Autophagy related 7 is a protein in humans encoded by ATG7 gene. Related to GSA7; APG7L; APG7-LIKE.

ATG 7, present in both plant and animal genomes, acts as an essential protein for cell degradation and its recycling. The sequence associates with the ubiquitin- proteasome system, UPS, required for the unique development of an autophagosomal membrane and fusion within cells.

ATG7 was identified based on homology to yeast cells Pichia pastoris GSA7 and Saccharomyces cerevisiae APG7. The protein appears to be required for fusion of peroxisomal and vacuolar membranes.

Autophagy is an important cellular process that helps in maintaining homeostasis. It goes through destroying and recycling the cytoplasmic organelles and macromolecules. During the initiation of autophagy, ATG7 acts like an E-1 enzyme for ubiquitin-like proteins (UBL) such as ATG12 and ATG8. ATG7 helps these UBL proteins in targeting their molecule by binding to them and activating their transfer to an E-2 enzyme. ATG7's role in both of these autophagy-specific UBL systems makes it an essential regulator of autophagosome assembly.

Homologous to the ATP-binding and catalytic sites of E1 activator proteins, ATG7 uses its cysteine residue to create a thiol-ester bond with free Ubiquitin molecules.
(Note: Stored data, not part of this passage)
@dataclass
class Wav2Vec2Shape:

    hidden_size: int = 1024
    num_hidden_layers: int = 24
    num_attention_heads: int = 16
    intermediate_size: int = 4096
    conv_dim: tuple = (512,) * 7
    conv_kernel: tuple = (10, 3, 3, 3, 3, 2, 2)
# ... 200 lines not shown
        self.pack_frames = os.environ.get("CA_PACK_FRAMES", "0") not in ("", "0")
        self.last_rows = 0
        self.last_frames = 0
        self._ws = None
        self._ws_key = None
        self._ctc_key = None
        self._stager = PinnedStager(self.device)
        self._saved = None
        self.zero_embed = torch.zeros(d, dtype=torch.bfloat16, device=self.device)

    def load_state_dict(self, P: dict, strict: bool = True, seed: int = 4242, init_missing: bool = True) -> dict:
        if not strict:
            if not any(k.startswith("wav2vec2.") or k.startswith("lm_head.") for k in P):
                P = {"wav2vec2." + k: v for k, v in P.items()}
            ren = {}
            for k, v in P.items():
                if k.endswith("pos_conv_embed.conv.weight_g"):
                    k = k[:-len("weight_g")] + "parametrizations.weight.original0"
                elif k.endswith("pos_conv_embed.conv.weight_v"):
                    k = k[:-len("weight_v")] + "parametrizations.weight.original1"
                ren[k] = v
            P = ren
        names = self.store.names()
        fresh_ok = ("lm_head.weight", "lm_head.bias", "wav2vec2.masked_spec_embed")
        missing = [n for n in names if n not in P]
        if not strict:
            missing += [n for n in fresh_ok if n in P and int(P[n].numel()) != int(math.prod(self.store.index[n][1]))]
        hard = [n for n in missing if strict or n not in fresh_ok]
        if hard:
            raise KeyError(f"missing parameters: {hard[:4]}...")
        g = torch.Generator(device=self.device).manual_seed(seed)
        for n in names:
            v = self.store.view(n)
            if n in missing:
                if not init_missing:
                    continue
                if n == "lm_head.weight":
                    v.normal_(0.0, 0.02, generator=g)
                elif n == "lm_head.bias":
                    v.zero_()
                else:
                    v.uniform_(0.0, 1.0, generator=g)
                continue
            v.copy_(P[n].to(self.device, torch.float32).reshape(self.store.index[n][1]))
        self.refresh_compute_weights()
        return dict(missing=missing, unexpected=[k for k in P if k not in self.store.index])

    def state_dict(self) -> dict:
        return {n: self.store.view(n).detach().clone() for n in self.store.names()}

    def grad_dict(self) -> dict:
        return {n: self.store.view(n, "g32") for n in self.store.names()}

    def _layer_matrices(self, l: int):
        d, f = self.s.hidden_size, self.s.intermediate_size
        pl = f"wav2vec2.encoder.layers.{l}."
        return [("qkv", pl + "attention.q_proj.weight", 3 * d, d), ("o", pl + "attention.out_proj.weight", d, d),
                ("fc1", pl + "feed_forward.intermediate_dense.weight", f, d),
                ("fc2", pl + "feed_forward.output_dense.weight", d, f)]

    def norm_matrices(self):
        return [(l, *m) for l in range(self.s.num_hidden_layers) for m in self._layer_matrices(l)]

    def shard_ranges(self) -> dict:
        st = self.store
        return {f"layer{l}": (st.off(f"wav2vec2.encoder.layers.{l}.attention.q_proj.weight"), st.buckets[f"layer{l}"][1])
                for l in range(self.s.num_hidden_layers)}

    def bf16_grad_ranges(self) -> dict:
        return self.shard_ranges()

    def zero_grad(self, matrices: bool = True):
        st = self.store
        if matrices:
            st.g32.zero_()
            self.pre_zeroed = False
            return
        if self.pre_zeroed:
            self.pre_zeroed = False
            return
        self.clear_small_grads()

    preclear_small_grads = True

    def clear_small_grads(self):
        st = self.store
        if self._small_ranges is None:
            rs = [(lo, hi - lo) for lo, hi in (st.buckets[n] for n in ("front", "head"))]
            for l in range(self.s.num_hidden_layers):
                lo = st.off(f"wav2vec2.encoder.layers.{l}.layer_norm.weight")
                rs.append((lo, st.off(f"wav2vec2.encoder.layers.{l}.attention.q_proj.weight") - lo))
            self._small_ranges = tuple(rs)
        ops.clear_ranges(st.g32, self._small_ranges)

    def dropout_site(self, site: str, l: int = 0, training: bool | None = None) -> tuple:
        code, key = DROPOUT_SITES[site]
        shape = self.s
        p = float(getattr(shape, key)) if (self.training if training is None else training) else 0.0
        if p <= 0.0:
            return 0.0, 0
        return p, self.step_seed * 1000 + 100 * code + l

    def refresh_compute_weights(self):
        self.store.refresh_bf16()
        self.refresh_derived()

    derived_parts = ("conv", "posconv")

    def refresh_derived(self, part: str | None = None):
        if part in (None, "conv"):
            self.feature_encoder.refresh()
        if part in (None, "posconv"):
            self.pos_conv.refresh()

    def conv_lengths(self, N: int) -> list[int]:
        out, n = [], N
        for k, st in zip(self.s.conv_kernel, self.s.conv_stride):
            n = (n - k) // st + 1
            out.append(n)
        return out

    def feat_lengths(self, sample_lengths: torch.Tensor) -> torch.Tensor:
        n = sample_lengths.clone().long()
        for k, st in zip(self.s.conv_kernel, self.s.conv_stride):
            n = torch.div(n - k, st, rounding_mode="floor") + 1
        return n

    def _workspace(self, B: int, N: int):
        key = (B, N)
        if self._ws_key == key:
            return self._ws
        s, dev = self.s, self.device
        d, f = s.hidden_size, s.intermediate_size
        L = s.num_hidden_layers
        Ts = self.conv_lengths(N)
        T = Ts[-1]
        M = B * T
        bf, f32 = torch.bfloat16, torch.float32

        def build(z):
            w = {"B": B, "N": N, "Ts": Ts, "T": T, "M": M}
            pf = max(
                ops.layernorm_bwd_partial_floats(B * Ts[1], 512), ops.layernorm_bwd_partial_floats(M, d),
                ops.colsum_partial_floats(M, max(f, 3 * d)), ops.colsum_partial_floats(B * Ts[1], 512),
                ops.conv0_bwd_partial_floats(B, N, s.conv_dim[0], s.conv_kernel[0], s.conv_stride[0]), 4096)
            w["partial"] = z(pf, dt=f32)
            w["fe"] = self.feature_encoder.alloc(B, Ts, z, w["partial"])
            w["fp"] = self.feature_projection.alloc(M, z)
            w["h0"] = z(M * d)
            w["pc"] = self.pos_conv.alloc(B, T, z)
            w["h"] = [z(M * d) for _ in range(L + 1)]
            w["hpk"] = z(M * d)
            w["h1"] = [z(M * d) for _ in range(L)]
            w["sv"] = [(sa.alloc(B, T, z), ff.alloc(M, z)) for sa, ff in self.blocks]
            w["head"] = self.head.alloc(M, z)
            Vp = w["Vp"] = self.head.Vp
            w["logits"] = z(M * Vp, dt=f32)
            w["dlogits"] = z(M * Vp, dt=f32)
            w["dlogits16"] = z(M * Vp)
            w["dlogits16p"] = z(M * Vp)
            w["nll"] = z(B, dt=f32)
            w["dA"] = z(M * d)
            w["ring"] = [z(M * d) for _ in range(6)]
            w["mring"] = [z(M * d) for _ in range(6)] if s.hidden_dropout > 0 else None
            w["scs"] = [Scratch(M, d, f, z, masks=False) for _ in range(2)]
            w["bias_ws"] = [z(ops.COLSUM_PARTS * (5 * d + f), dt=f32) for _ in range(2)]
# ... 28 lines not shown
                w["flen_full"] = torch.full((B,), T, dtype=torch.int32, device=dev)
            flen = w["flen_full"]
        keep = [True] * L if layer_keep is None else list(layer_keep)
        w["flen"] = flen
        rows = None
        if self.pack_frames and self.training and labels is not None and attention_mask is not None:
            if attention_mask.device.type == "cpu":
                fl, row_off = frame_row_offsets(attention_mask, s.conv_kernel, s.conv_stride)
            else:
                fl = flen.cpu().to(torch.int64)
                row_off = torch.zeros(B + 1, dtype=torch.int32)
                row_off[1:] = torch.cumsum(fl, 0)
            Mp = int(row_off[B])
            if int(fl.min()) >= 1 and int(fl.max()) <= T and Mp < M:
                rows = (self._stager.to_device(row_off, torch.int32, "row_off"), Mp)
        Me = M if rows is None else rows[1]
        kw_rows = {} if rows is None else dict(rows=rows)
        self.last_rows, self.last_frames = Me, M
        self._await("front")

        feats = self.feature_encoder.forward(x, w["fe"], B, N)
        self.feature_projection.forward(feats, w["h0"], w["fp"], M, self.dropout_site("feat_proj"))
        tm = self._stager.to_device(mask_time, torch.uint8, "tm") if mask_time is not None else None
        fm = self._stager.to_device(mask_feature, torch.uint8, "fm") if mask_feature is not None else None
        ops.mask_frames(w["h0"], tm, fm, st.p16[st.off("wav2vec2.masked_spec_embed"):], flen, B, T, d)
        self._await("front_posconv")
        self.pos_conv.forward(w["h0"], w["h"][0], w["pc"], B, T)
        pa = self.dropout_site("pos_conv")
        if pa[0] > 0:
            ops.dropout(w["h"][0], w["h"][0], M * d, *pa)
        hs = w["h"]
        if rows is not None:
            ops.pack_rows(w["h"][0], w["hpk"], rows[0], B, T, d)
            hs = [w["hpk"]] + w["h"][1:]
        drop_p = s.activation_dropout if self.training else 0.0
        for l, (sa, ff) in enumerate(self.blocks):
            hin, hout = hs[l], hs[l + 1]
            if not keep[l]:
                hout[:Me * d].copy_(hin[:Me * d])
                continue
            self._await(f"layer{l}")
            sv_a, sv_f = w["sv"][l]
            sa.forward(hin, w["h1"][l], sv_a, B, T, klen=flen, hdrop=self.dropout_site("attn_out", l),
                       adrop=self.dropout_site("attention", l), **kw_rows)
            ff.forward(w["h1"][l], hout, sv_f, Me, drop_p, self.step_seed * 1000 + l, hdrop=self.dropout_site("ffn_out", l))
        self._await("head")
        for l in range(L):
            if not keep[l]:
                self._await(f"layer{l}")
        V = s.vocab_size
        self.head.forward(hs[L], w["head"], Me, logits=w["logits"] if rows is None else w["dlogits"],
                          drop=self.dropout_site("final"))
        if rows is not None:
            ops.unpack_rows(w["dlogits"], w["logits"], rows[0], B, T, Vp)
        logits = w["logits"].view(B, T, Vp)[:, :, :V]
        out = CTCOutput(logits=logits, loss=None)
        self._saved = dict(w=w, x=x, flen=flen, keep=keep, tm=tm, fm=fm, B=B, N=N,
                           has_loss=False, training=self.training, rows=rows, hs=hs)
        if labels is not None:
            lab = self._stager.to_device(labels, torch.int32, "lab")
            Lmax = lab.shape[1]
            in_len = flen
            key = (B, T, Lmax)
            if self._ctc_key != key:
                self._ctc_ws = torch.zeros(ops.ctc_workspace_bytes(B, T, Lmax), dtype=torch.uint8, device=dev)
                self._ctc_key = key
            gscale = None
            if s.ctc_loss_reduction == "mean":
                tl = (lab >= 0).sum(-1).clamp(min=1).to(torch.float32)
                gscale = (1.0 / (tl * B)).contiguous()
            ops.ctc_loss_fwd_bwd(w["logits"], lab, in_len, w["nll"], w["dlogits"], gscale, self._ctc_ws,
                                 B, T, V, Vp, Lmax, s.pad_token_id, s.ctc_zero_infinity)
            nll = w["nll"]
            out["nll"] = nll
            out["loss"] = nll.sum() if gscale is None else (nll * gscale).sum()
            self._saved["has_loss"] = True
        return out

    def backward(self, loss_scale: float = 1.0, overwrite_matrices: bool = False, bucket_done=None):
        done = bucket_done if bucket_done is not None else (lambda name: None)
        sv = self._saved
        if sv is None or not sv["has_loss"]:
            raise RuntimeError("backward() needs a forward pass with labels")
        s, st = self.s, self.store
        w, x, flen, keep = sv["w"], sv["x"], sv["flen"], sv["keep"]
        B, N = sv["B"], sv["N"]
        d = s.hidden_size
        L = s.num_hidden_layers
        T, M, Vp = w["T"], w["M"], w["Vp"]
        part = w["partial"]
        lacc = not overwrite_matrices
        self.matrix_grads_bf16 = bool(overwrite_matrices and self.wgrad_bf16)
        gm = st.g16 if self.matrix_grads_bf16 else st.g32

        dl = w["dlogits"]
        if isinstance(loss_scale, torch.Tensor):
            ops.wave_scale(dl, loss_scale.reshape(1).to(torch.float32), dl, 1, M * Vp)
        elif loss_scale != 1.0:
            ops.wave_scale(dl, self._scale_scalar(loss_scale), dl, 1, M * Vp)
        ops.cast_f32_bf16(dl, w["dlogits16"], M * Vp)
        d16 = w["dlogits16"]
        rows, hs = sv["rows"], sv["hs"]
        Me = M if rows is None else rows[1]
        if rows is not None:
            ops.pack_rows(d16, w["dlogits16p"], rows[0], B, T, Vp)
            d16 = w["dlogits16p"]
        tr = sv["training"]

        def branch_site(j):
            below = [k for k in range(j) if keep[k]]
            if not below and rows is not None:
                return 0.0, 0
            return self.dropout_site("ffn_out", below[-1], tr) if below else self.dropout_site("pos_conv", training=tr)

        ring, mring = w["ring"], w["mring"]
        drop = branch_site(L)
        self.head.backward(d16, hs[L], w["dA"], ring[0], w["head"], Me, part, freeze=self.freeze_base,
                           drop=self.dropout_site("final", training=tr), xdrop=(*drop, mring[0]) if drop[0] > 0 else None)
        done("head")
        if self.freeze_base:
            return
        dh, dhm, dpc = encoder_backward(
            self.blocks, w["sv"], keep, B, T, ring, w["scs"], w["bias_ws"], w["ln_partial"], gm=gm, acc=lacc,
            plan=self.norm_plan(), names=[f"layer{l}" for l in range(L)], side=wgrad_stream(self), wgrad_early=True,
            matrix_range=lambda l: self.shard_ranges()[f"layer{l}"], done=done, below=branch_site, mring=mring,
            **({} if rows is None else dict(rows=rows)))
        dg = dhm if branch_site(0)[0] > 0 else dh
        if rows is not None:
            dg = next(r for r in ring if r is not dh and r is not dpc)
            ops.unpack_rows(dh, dg, rows[0], B, T, d)
            pc = self.dropout_site("pos_conv", training=tr)
            if pc[0] > 0:
                ops.dropout(dg, dg, M * d, *pc)
        dh0 = w["dA"]
        self.pos_conv.backward(dg, dpc, dh0, w["pc"], B, T, part)
        if sv["tm"] is not None:
            ops.colsum(dh0, d, M, d, st.g32, part, rowmask=sv["tm"], out_off=st.off("wav2vec2.masked_spec_embed"))
        ops.mask_frames(dh0, sv["tm"], sv["fm"], self.zero_embed, flen, B, T, d)
        fe = w["fe"]
        self.feature_projection.backward(dh0, fe["a"][-1], fe["dy"], fe["dconv"][-1], w["fp"], M, part,
                                         self.dropout_site("feat_proj", training=tr))
        self.feature_encoder.backward(x, fe, B, N)
        done("front")

    def _scale_scalar(self, v: float) -> torch.Tensor:
        cache = self.__dict__.setdefault("_scalars", {})
        t = cache.get(v)
        if t is None:
            if len(cache) > 64:
                cache.clear()
            t = cache[v] = torch.full((1,), float(v), dtype=torch.float32, device=self.device)
        return t

    def greedy_decode(self, logits_full: torch.Tensor | None = None, in_len=None):
        sv = self._saved
        w = sv["w"]
        B, T, V, Vp = sv["B"], w["T"], self.s.vocab_size, w["Vp"]
        dev = self.device
        raw = torch.empty(B, T, dtype=torch.int32, device=dev)
        ids = torch.empty(B, T, dtype=torch.int32, device=dev)
        olen = torch.empty(B, dtype=torch.int32, device=dev)
        ops.ctc_greedy_decode(w["logits"], in_len, raw, ids, olen, B, T, V, Vp, self.s.pad_token_id)
        ids_c, olen_c = ids.cpu(), olen.cpu()
        return [ids_c[b, :int(olen_c[b])].tolist() for b in range(B)], raw

    def beam_decode(self, lm=None, beam_width: int = 100, in_len=None, tokenizer=None, logits=None, **params):
        from .ngram import DEFAULT_PARAMS

        V = self.s.vocab_size
        dev = self.device
        if logits is None:
            sv = self._saved
            w = sv["w"]
            B, T, Vp = sv["B"], w["T"], w["Vp"]
            logits = w["logits"]
        else:
            if (logits.dim() != 3 or logits.dtype != torch.float32 or not logits.is_contiguous() or logits.shape[2] < V
                    or not logits.is_cuda):
                raise ValueError("beam_decode: logits must be a contiguous fp32 [B, T, ld >= V] tensor on the engine's device")
            B, T, Vp = logits.shape
        blank = self.s.pad_token_id
        if tokenizer is not None:
            delim = tokenizer.vocab[tokenizer.word_delimiter_token]
            never = [tokenizer.bos_token_id, tokenizer.eos_token_id, tokenizer.unk_token_id]
        else:
            delim, never = -1, []
        if lm is not None and not isinstance(lm, dict):
            if tokenizer is None:
                raise ValueError("beam_decode: an NGramLM needs the tokenizer that spells its words")
            lm = lm.device_tables(tokenizer, dev)
        if lm is not None and delim < 0:
            raise ValueError("beam_decode: LM fusion needs the tokenizer (word delimiter id)")
        unknown = set(params) - set(DEFAULT_PARAMS)
        if unknown:
            raise TypeError(f"beam_decode: unknown parameters {sorted(unknown)}")
        p = dict(DEFAULT_PARAMS, **params)
        forbidden = torch.zeros(V, dtype=torch.uint8)
        for i in never:
            if 0 <= i < V and i != blank:
                forbidden[i] = 1
        ids = torch.empty(B, T, dtype=torch.int32, device=dev)
        olen = torch.empty(B, dtype=torch.int32, device=dev)
        score = torch.empty(B, dtype=torch.float32, device=dev)
        ws = torch.empty(ops.ctc_beam_workspace_bytes(B, T, V, beam_width), dtype=torch.uint8, device=dev)
        ops.ctc_beam_decode(logits, in_len, ids, olen, score, ws, B, T, V, Vp, blank, delim, forbidden.to(dev), lm,
                            beam_width=beam_width, **p)
        ids_c, olen_c = ids.cpu(), olen.cpu()
        return [ids_c[b, :int(olen_c[b])].tolist() for b in range(B)], score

Through UPS, Ubiquitin will continue to bind to other autophagy-related proteins, E2 conjugation proteins and E3 protein ligases, to attach Ubiquitins to a target substrate to induce autophagy.

ATG 7 is often associated with ATG12/ ATG5 sequenced ubiquitination cascade. As well in presence of p53 cell cycle pathways during stressed and nutrient poor environments.